The question is: What policies are most likely to stop – or minimize to the greatest degree possible – the damage this terrorist group can do to Americans and our friends?

To answer this question rationally, U.S. policymakers must take into account certain facts. These include: 1) The group the administration now calls ISIL existed before the U.S. invaded Iraq in 2003 and was involved in murdering an American before then. 2) It survived an eight-year U.S. occupation of Iraq and the death of its founding leader. 3) It has a broader base in the Islamic world today than before the 2003 invasion.

Twelve years ago, when then-Secretary of State Colin Powell presented the U.S. case against Saddam Hussein to the U.N. Security Council, part of his argument focused on a terrorist named Abu Musab al-Zarqawi, whom he said was in Iraq and whose group had been involved in the 2002 murder of a USAID official stationed in Jordan.

On June 5, 2008, the Senate Select Committee on Intelligence, then chaired by Democratic Sen. John D. Rockefeller IV, published a report entitled “Whether Public Statements regarding Iraq by U.S. Government Officials Were Substantiated by Intelligence Information.” The report accepted that Zarqawi was in Iraq but not that al Qaeda had a “cooperative relationship” with Saddam’s regime.

The committee said: “Postwar information supports prewar assessments and statements that Abu Musab al-Zarqawi was in Baghdad and that al-Qaida was present in northern Iraq.”

However, the committee said: “Iraq and al Qaeda did not have a cooperative relationship. Saddam Hussein was distrustful of al-Qaida and viewed Islamic extremists as a threat to his regime, refusing all requests from al-Qai'da to provide material or operational support.”

The State Department Country Reports on Terrorism 2013 summarized the trajectory – and name changes – of Zarqawi’s terror group in the years before and after the 2003 U.S. invasion.

“In the 1990s, Abu Musab al-Zarqawi, a Jordanian-born militant, organized a terrorist group called al-Tawhid wal-Jihad to oppose the presence of U.S. and Western military forces in the Islamic world and the West’s support for and the existence of Israel,” said the State Department.

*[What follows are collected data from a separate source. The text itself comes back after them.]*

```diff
+#if defined(__HIPCC__)
+template <int NCH, class A>
+ZKLC_D void p2_u32w_point(const A &a, const p2_u32w_plan &plan, size_t p) {
+    const size_t N = (size_t)1 << a.lde_bits;
+    const u32 k0 = a.nch + a.nch * (a.npp + 1);
+    gl_acc3 acc[P2_U32W_MAX][P2_MAX_CH];
+    gl_ktab *apow[P2_MAX_CH];
+#pragma unroll
+    for (int c = 0; c < P2_MAX_CH; c++) apow[c] = (gl_ktab *)a.apow[c];
+    p2_vars pv;
+    pv.wires = a.wires;
+    pv.consts = a.cs;
+    pv.stride = N;
+    pv.p = p;
+    pv.nsel = a.nsel;
+    p2_u32w_walk<NCH>(acc, pv, plan, apow, k0);
+    u64 sum[P2_MAX_CH];
+#pragma unroll
+    for (int c = 0; c < P2_MAX_CH; c++) sum[c] = 0;
+#pragma unroll
+    for (int s = 0; s < P2_U32W_MAX; s++) {
+        if (s >= (int)plan.n) continue;
+        const u32 gi = plan.r[s].gate;
+        const p2_gate g = a.gates[gi];
+        const u64 f = p2_filter(gi, g.group_start, g.group_end, pv.sel(g.selector_index), a.nsel > 1);
+#pragma unroll
+        for (int c = 0; c < NCH; c++) sum[c] = gl_add(sum[c], gl_mul(f, gl_acc3_reduce(acc[s][c])));
+    }
+    const u64 pi = __brevll((u64)p) >> (64 - a.lde_bits);
+    const u64 zi = a.zh_inv[(u32)pi & ((1u << a.rate_bits) - 1)];
+#pragma unroll
+    for (int c = 0; c < NCH; c++) {
+        u64 *o = a.out + (size_t)c * N + p;
+        *o = gl_add(*o, gl_mul(sum[c], zi));
+    }
+}
+#endif
```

“In late 2004,” it said, “he joined al-Qaida (AQ) and pledged allegiance to Usama bin Laden. After this, al-Tawhid wal-Jihad became known as AQI. Zarqawi traveled to Iraq during Operation Iraqi Freedom and led his group against U.S. and Coalition Forces until his death in June 2006. In October 2006, AQI publicly re-named itself the Islamic State of Iraq … ”

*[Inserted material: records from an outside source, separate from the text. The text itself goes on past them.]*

__global__ __launch_bounds__(256) void linear_rows_kernel(const float *__restrict__ x, const float *__restrict__ wp,
                                                          const float *__restrict__ bias, int Bn, int K, int O,
                                                          int Opad, int act, float slope, float *__restrict__ y) {
  __shared__ float part[4][1024];
  const int tid = threadIdx.x, lane = tid & 63, wave = tid >> 6, cl = lane & 31, kh = lane >> 5;
  const int o0 = blockIdx.x * 32, b0 = blockIdx.y * 32;
  const int ksteps = (K + 1) >> 1, per = (ksteps + 3) >> 2;
  const int s_lo = min(ksteps, wave * per), s_hi = min(ksteps, s_lo + per);
  const int brow = min(b0 + cl, Bn - 1);
  f32x16 acc;
#pragma unroll
  for (int i = 0; i < 16; ++i) acc[i] = 0.f;
  for (int s = s_lo; s < s_hi; ++s) {
    const int k = 2 * s + kh, kc = min(k, K - 1);
    const float a = wp[(size_t)k * Opad + o0 + cl];
    const float v = (k < K && b0 + cl < Bn) ? x[(size_t)brow * K + kc] : 0.f;
    acc = __builtin_amdgcn_mfma_f32_32x32x2f32(a, v, acc, 0, 0, 0);
  }
#pragma unroll
  for (int i = 0; i < 16; ++i) part[wave][((i & 3) + 8 * (i >> 2) + 4 * kh) * 32 + cl] = acc[i];
  __syncthreads();
#pragma unroll
  for (int e = tid; e < 1024; e += 256) {
    const int o = o0 + (e >> 5), b = b0 + (e & 31);
    if (o < O && b < Bn) {
      float v = ((part[0][e] + part[1][e]) + part[2][e]) + part[3][e];
      if (bias) v += bias[o];
      if (act == 1) v = v > 0.f ? v : 0.f;
      else if (act == 2) v = v > 0.f ? v : v * slope;
      y[(size_t)b * O + o] = v;
    }
  }
}
// ... 53 lines not shown
  PwGather g = {};
  PwSched o = {};
};
template <PwForm FORM, typename F> static int pw_with_form(const PwCall &c, F f) {
  if constexpr (FORM == PW_GATHER) {
    return lion_with_flags(c.stats != nullptr, [&](auto ST) { return f(BoolC<false>{}, ST, IntC<0>{}, c.g); });
  } else if constexpr (FORM == PW_MAX) {
    return lion_with_flags(c.pa != nullptr, c.oa != nullptr, [&](auto PRO, auto SECOND) {
      constexpr bool second = decltype(SECOND)::value;
      return f(PRO, BoolC<!second>{}, IntC<second ? 2 : 1>{});
    });
  } else {
    return lion_with_flags(c.pa != nullptr, c.stats != nullptr, [&](auto PRO, auto ST) { return f(PRO, ST, IntC<0>{}); });
  }
}

template <PwForm FORM, int CB, int VB> static int launch_pw(const PwCall &c, IntC<CB>, IntC<VB>) {
  const int gy = pw_pad(c.Cout) / (CB * 32), tiles = lion_cdiv(c.L, 4 * VB * 32);
  const dim3 grid(pw_grid_x(tiles, gy, c.B, c.o), gy, c.B);
  const bool many = (long)tiles * c.B >= 2048;
  if (FORM == PW_MAX && c.o.wlds < 0 && !many) return LION_EUNSUPPORTED;
  const bool wlds = c.o.wlds < 0 ? many : c.o.wlds != 0;
  const size_t lds = pw_lds(CB, c.Cin, c.pa != nullptr, wlds);
  return pw_with_form<FORM>(c, [&](auto PRO, auto ST, auto OUT, auto... gather) {
    return lion_with_flags(wlds, [&](auto WLDS) {
      return lion_launch<pwconv_kernel<CB, VB, decltype(PRO)::value, decltype(ST)::value, decltype(WLDS)::value,
                                       decltype(OUT)::value, decltype(gather)...>>(
          grid, 256, lds, c.st, c.x, c.wp, c.bias, c.y, c.Cin, pw_stride(c.Cout), c.Cout, c.L, c.pa, c.pb, c.stats, c.oa, c.ob,
          gather...);
    });
  });
}

template <PwForm FORM> static int launch_pw_small(const PwCall &c) {
  const dim3 grid(lion_cdiv(c.L, 32), pw_stride(c.Cout) / 64, c.B);
  const size_t lds = c.pa ? (size_t)2 * c.Cin * 4 : 0;
  if (lds > 64 * 1024) return LION_EUNSUPPORTED;
  return pw_with_form<FORM>(c, [&](auto PRO, auto ST, auto, auto... gather) {
    return lion_launch<pwconv_small_kernel<decltype(PRO)::value, decltype(ST)::value, decltype(gather)...>>(
        grid, 256, lds, c.st, c.x, c.wp, c.bias, c.y, c.Cin, pw_stride(c.Cout), c.Cout, c.L, c.pa, c.pb, c.stats, gather...);
  });
}

}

“In April 2013,” said the State Department, “AQI’s leader Abu Bakr al-Baghdadi declared the group was operating in Syria and changed its public name to the Islamic State of Iraq and the Levant.”

Nor did ISIL stop there.

“Particularly concerning has been the spread of ISIL beyond Syria and Iraq,” Lt. Gen. Vincent Stewart, director of the Defense Intelligence Agency, said in the DIA’s Worldwide Threat Assessment published last month. “With affiliates in Algeria, Egypt, Libya, the group is beginning to assemble a growing international footprint that includes ungoverned and under governed areas.”

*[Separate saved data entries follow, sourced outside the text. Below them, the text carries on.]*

template <int TH, bool WG, bool W0, int SRC>
__device__ __forceinline__ void mask_head_builder(const MHeadParams& P, const MHeadLds& L, const int btid, const int T,
                                                  const int bid, const int grid) {
    using G = MHeadGeo<TH, W0>;
    constexpr int H = G::H, W = G::W, TRA = G::TRA, PW = G::PW, PS = G::PS, DZW = G::DZW, LR = G::LR, LC = G::LC;
    constexpr int IT = TRA * W * 4 / 256, DIT = (G::DZ + 255) / 256;
    constexpr int NPIX = TRA * PW, NLO = LR * LC * 2, ITA = (NPIX + 255) / 256, ITB = (NLO + 255) / 256;
    static_assert((TRA * W * 4) % 256 == 0, "whole iterations: no element is visited twice");
    const int lane = btid & 63, wave = btid >> 6;
    const int pl = btid & 3;
    static_assert(4 * W == 256, "one tile row per 256-thread item");
    const int bx = btid >> 2, bx4 = btid;
    auto tile_of = [&](int i) { return bid + (i < T ? i : T - 1) * grid; };

    float w2r[9][4];
#if MH_APK
    typedef float mh_f2 __attribute__((ext_vector_type(2)));
    mh_f2 w2p[9][2];
#endif
#if MH_WACC_PK
#if !MH_APK
    typedef float mh_f2 __attribute__((ext_vector_type(2)));
#endif
    mh_f2 wacc[9][2];
#else
    float wacc[9][4];
#endif
    float bacc = 0.f;
    float4 hvs[IT];
    float dzr[DIT];
#pragma unroll
    for (int t = 0; t < 9; ++t)
#pragma unroll
        for (int c = 0; c < 4; ++c) {
            w2r[t][c] = P.w2[t * 16 + 4 * pl + c];
#if MH_APK
            w2p[t][c >> 1][c & 1] = w2r[t][c];
#endif
#if MH_WACC_PK
            wacc[t][c >> 1][c & 1] = 0.f;
#else
            wacc[t][c] = 0.f;
#endif
        }

    auto load_h_into = [&](float4 (&dst)[IT], int tile) {
        const int n0 = tile / G::STRIPS, row0 = (tile % G::STRIPS) * TH;
#pragma unroll
        for (int it = 0; it < IT; ++it) {
            const int y = row0 + it - 1;
            const bool in = y >= 0 && y < H;
            dst[it] = ((const float4*)P.h)[(in ? (n0 * H + y) * W * 4 : 0) + bx4];
        }
    };
    auto load_h = [&](int tile) { load_h_into(hvs, tile); };
    auto load_dz = [&](int tile) {
        const int n0 = tile / G::STRIPS, row0 = (tile % G::STRIPS) * TH;
#pragma unroll
        for (int it = 0; it < DIT; ++it) {
            int e = btid + it * 256;
            e = e < G::DZ ? e : G::DZ - 1;
            int y = row0 + e / DZW - 2, x = e % DZW - 2;
            bool in = y >= 0 && y < H && x >= 0 && x < W;
            dzr[it] = P.dzpre[in ? (n0 * H + y) * W + x : 0];
        }
    };
    auto store_dz = [&](int tile, int buf) {
        const int row0 = (tile % G::STRIPS) * TH;
        float* const dzb = L.dz + buf * G::DZ;
#pragma unroll
        for (int it = 0; it < DIT; ++it) {
            int e = btid + it * 256;
            e = e < G::DZ ? e : G::DZ - 1;
            int y = row0 + e / DZW - 2, x = e % DZW - 2;
            bool in = y >= 0 && y < H && x >= 0 && x < W;
            dzb[e] = in ? dzr[it] : 0.f;
        }
    };

    [[maybe_unused]] float4 ra[W0 ? ITA : 1], rb[W0 ? ITB : 1];
    auto fetch_x = [&](int tile) {
        const int n0 = tile / G::STRIPS, row0 = (tile % G::STRIPS) * TH;
#pragma unroll
        for (int it = 0; it < ITA; ++it) {
            int e = btid + it * 256; e = e < NPIX ? e : NPIX - 1;
            int y = row0 + e / PW - 1, x = e % PW - 1;
            bool in = y >= 0 && y < H && x >= 0 && x < W;
            int pix = in ? (n0 * H + y) * W + x : 0;
            if constexpr (SRC == WSRC_U8) {
                const uint32_t* s32 = (const uint32_t*)P.img;
                int off = pix * 3, last = P.n * H * W * 3 / 4 - 1, d = off >> 2;
                ra[it].x = __uint_as_float(s32[d]);
                ra[it].y = __uint_as_float(s32[d + 1 <= last ? d + 1 : last]);
            } else {
                const float* sf = (const float*)P.img;
                ra[it] = make_float4(sf[pix * 3], sf[pix * 3 + 1], sf[pix * 3 + 2], 0.f);
            }
        }
#pragma unroll
        for (int it = 0; it < ITB; ++it) {
            int e = btid + it * 256; e = e < NLO ? e : NLO - 1;
            int half = e & 1, pc = (e >> 1) % LC, pr = (e >> 1) / LC;
            int ly = row0 / 2 + pr - 1, lx = pc - 1;
            bool in = ly >= 0 && ly < H / 2 && lx >= 0 && lx < W / 2;
            rb[it] = ((const float4*)P.o0)[in ? ((n0 * (H / 2) + ly) * (W / 2) + lx) * 2 + half : 0];
        }
    };
    auto commit_x = [&](int tile, int buf) {
        const int n0 = tile / G::STRIPS, row0 = (tile % G::STRIPS) * TH;
        float4* const ximg4 = (float4*)(L.ximg + buf * G::XIMG);
        float4* const xo4 = (float4*)(L.xo + buf * G::XO);
#pragma unroll
        for (int it = 0; it < ITA; ++it) {
            int e = btid + it * 256; e = e < NPIX ? e : NPIX - 1;
            int y = row0 + e / PW - 1, x = e % PW - 1;
            bool in = y >= 0 && y < H && x >= 0 && x < W;
            float4 v = ra[it];
            if constexpr (SRC == WSRC_U8) {
                int pix = in ? (n0 * H + y) * W + x : 0;
                const uint32_t lo = __float_as_uint(v.x), hi = __float_as_uint(v.y);
                const uint32_t b3 = __builtin_amdgcn_alignbyte(hi, lo, (uint32_t)((pix * 3) & 3));
                const float sc = 1.f / 255.f;
                v = make_float4((float)(b3 & 255u) * sc, (float)((b3 >> 8) & 255u) * sc, (float)((b3 >> 16) & 255u) * sc, 0.f);
            }
            v.w = 0.f;
            ximg4[e] = in ? v : f4zero();
        }
#pragma unroll
        for (int it = 0; it < ITB; ++it) {
            int e = btid + it * 256; e = e < NLO ? e : NLO - 1;
            int pc = (e >> 1) % LC, pr = (e >> 1) / LC;
            int ly = row0 / 2 + pr - 1, lx = pc - 1;
            bool in = ly >= 0 && ly < H / 2 && lx >= 0 && lx < W / 2;
            xo4[e] = in ? rb[it] : f4zero();
        }
    };
    load_dz(tile_of(0));
    load_h(tile_of(0));
    store_dz(tile_of(0), 0);
    __syncthreads();

    [[maybe_unused]] unsigned long long tp = MH_T(), s_p1 = 0, s_w1 = 0, s_p2 = 0, s_w2 = 0;
    for (int i = 0; i <= T; ++i) {
        [[maybe_unused]] const unsigned long long tb = MH_T();
        [[maybe_unused]] unsigned long long tc = tb;
        if (i < T) {
            const int tile = tile_of(i);
            const int n0 = tile / G::STRIPS, row0 = (tile % G::STRIPS) * TH;
            float* xt = L.xt0 + (i & 1) * G::XT;
            const float* dz = L.dz + (i & 1) * G::DZ;
            load_dz(tile_of(i + 1));
            if constexpr (W0) fetch_x(tile);
            __builtin_amdgcn_sched_barrier(0);
#ifdef MH_WHATIF_NOBUILD
            if (P.n < 0)
#endif
            {
#if MH_DZWIN
            float dzw[IT + 2][3];
#pragma unroll
            for (int rr = 0; rr < IT + 2; ++rr)
#pragma unroll
                for (int cc = 0; cc < 3; ++cc) dzw[rr][cc] = dz[rr * DZW + bx + 1 + cc];
            __builtin_amdgcn_sched_barrier(0);
#endif
#pragma unroll
            for (int it = 0; it < IT; ++it) {
                const int r = it;
                const int x = bx, y = row0 + it - 1;
                const bool in = (it >= 1 && it <= TH) || (y >= 0 && y < H);
                const int gi = (in ? (n0 * H + y) * W * 4 : 0) + bx4;
                const float4 hv = hvs[it];
                const bool own = it >= 1 && it <= TH;
                const float4 hw_ = own ? hv : f4zero();
#if MH_APK
                mh_f2 a01 = {0.f, 0.f}, a23 = {0.f, 0.f};
#else
                float a0 = 0.f, a1 = 0.f, a2 = 0.f, a3 = 0.f;
#endif
#pragma unroll
                for (int ky = 0; ky < 3; ++ky)
#pragma unroll
                    for (int kx = 0; kx < 3; ++kx) {
#if MH_DZWIN
                        float d = dzw[r + 2 - ky][2 - kx];
#else
                        float d = dz[(r + 2 - ky) * DZW + x + 3 - kx];
#endif
#if MH_APK
                        {
                            const mh_f2 dd = {d, d};
                            a01 = __builtin_elementwise_fma(dd, w2p[ky * 3 + kx][0], a01);
                            a23 = __builtin_elementwise_fma(dd, w2p[ky * 3 + kx][1], a23);
                        }
#else
                        a0 = fmaf(d, w2r[ky * 3 + kx][0], a0); a1 = fmaf(d, w2r[ky * 3 + kx][1], a1);
                        a2 = fmaf(d, w2r[ky * 3 + kx][2], a2); a3 = fmaf(d, w2r[ky * 3 + kx][3], a3);
#endif
                        if (WG && it != 0 && it != IT - 1) {
#if MH_WACC_PK
                            const mh_f2 dd = {d, d};
                            wacc[ky * 3 + kx][0] = __builtin_elementwise_fma(dd, mh_f2{hw_.x, hw_.y}, wacc[ky * 3 + kx][0]);
                            wacc[ky * 3 + kx][1] = __builtin_elementwise_fma(dd, mh_f2{hw_.z, hw_.w}, wacc[ky * 3 + kx][1]);
#else
                            wacc[ky * 3 + kx][0] = fmaf(d, hw_.x, wacc[ky * 3 + kx][0]);
                            wacc[ky * 3 + kx][1] = fmaf(d, hw_.y, wacc[ky * 3 + kx][1]);
                            wacc[ky * 3 + kx][2] = fmaf(d, hw_.z, wacc[ky * 3 + kx][2]);
                            wacc[ky * 3 + kx][3] = fmaf(d, hw_.w, wacc[ky * 3 + kx][3]);
#endif
                        }
                    }
#if MH_APK
                const float a0 = a01[0], a1 = a01[1], a2 = a23[0], a3 = a23[1];
#endif
                static_assert(IT == TH + 2, "one item per tile row: item index == row index");
                if (WG && it != 0 && it != IT - 1) {
#if MH_DZWIN
                    bacc += (own && pl == 0) ? dzw[r + 1][1] : 0.f;
#else
                    bacc += (own && pl == 0) ? dz[(r + 1) * DZW + x + 2] : 0.f;
#endif
#pragma unroll
                    for (int t = 0; t < 9; ++t)
#pragma unroll
#if MH_WACC_PK
                        for (int c = 0; c < 2; ++c) asm volatile("" : "+v"(wacc[t][c]));
#else
                        for (int c = 0; c < 4; ++c) asm volatile("" : "+v"(wacc[t][c]));
#endif
                }
                float4 v = make_float4(a0 * (hv.x > 0.f ? 1.f : 0.01f), a1 * (hv.y > 0.f ? 1.f : 0.01f),
                                       a2 * (hv.z > 0.f ? 1.f : 0.01f), a3 * (hv.w > 0.f ? 1.f : 0.01f));
                v = in ? v : f4zero();
                float* d = xt + (r * PW + x + 1) * PS + 4 * pl;
                d[0] = v.x; d[1] = v.y; d[2] = v.z; d[3] = v.w;
                if (own && P.dh) ((float4*)P.dh)[gi] = v;
                __builtin_amdgcn_sched_barrier(0);
            }
            }
            load_h(tile_of(i + 1));
            tc = MH_T();
            store_dz(tile_of(i + 1), (i + 1) & 1);
            if constexpr (W0) commit_x(tile, i & 1);
        }
        [[maybe_unused]] const unsigned long long te = MH_T();
        __syncthreads();
        if (CGS_STAMP_PTR(P.dbg)) { const unsigned long long td = MH_T(); s_p1 += te - tc; s_p2 += tc - tb; s_w2 += td - te; tp = td; }
    }
    if (CGS_STAMP_PTR(P.dbg) && btid == 0) {
        unsigned long long* o = CGS_STAMP_PTR(P.dbg) + (size_t)bid * 16;
        o[0] = s_p1; o[1] = s_w1; o[2] = s_p2; o[3] = s_w2; o[4] = (unsigned long long)T;
    }

    if constexpr (WG) {
        float* red2 = L.xt0 + G::RED2;
#pragma unroll
        for (int t = 0; t < 9; ++t)
#pragma unroll
            for (int c = 0; c < 4; ++c) {
#if MH_WACC_PK
                float v = wacc[t][c >> 1][c & 1];
#else
                float v = wacc[t][c];
#endif
                v += __shfl_xor(v, 4, 64); v += __shfl_xor(v, 8, 64); v += __shfl_xor(v, 16, 64); v += __shfl_xor(v, 32, 64);
                if (lane < 4) red2[(wave * 4 + lane) * 37 + t * 4 + c] = v;
            }
        float v = bacc;
        v += __shfl_xor(v, 4, 64); v += __shfl_xor(v, 8, 64); v += __shfl_xor(v, 16, 64); v += __shfl_xor(v, 32, 64);
        if (lane < 4) red2[(wave * 4 + lane) * 37 + 36] = v;
    }
}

“ISIL has increased its presence and influence in Libya, particularly in Darnah, where it has begun establishing Islamic institutions,” said the threat assessment.

Some now suggest the U.S. needs to put combat forces back into Iraq to defeat ISIL. But if U.S. forces on the ground are what it would take to eradicate ISIL, would we not need to put them into Syria and Libya, too, where ISIL has also established itself.

If an eight-year U.S. occupation of Iraq could not permanently eradicate the terror group Zarqawi started more than 15 years ago, how long would we need to occupy ISIL-ridden regions now to make sure we got the job done this time?

Having removed Saddam Hussein, we were unable to establish a new secular order in Iraq that was capable of suppressing militant Islamic radicalism – even when we had military forces on the ground in that country for eight years. Having helped remove Gaddafi in Libya, without putting troops on the ground, we were also unable to establish a new secular order capable of suppressing militant Islamic radicalism.

One thing is clear: It should now be our policy to support – not destabilize – secular Middle Eastern and North African regimes that resist, for their own reasons, militant Islamic radicals.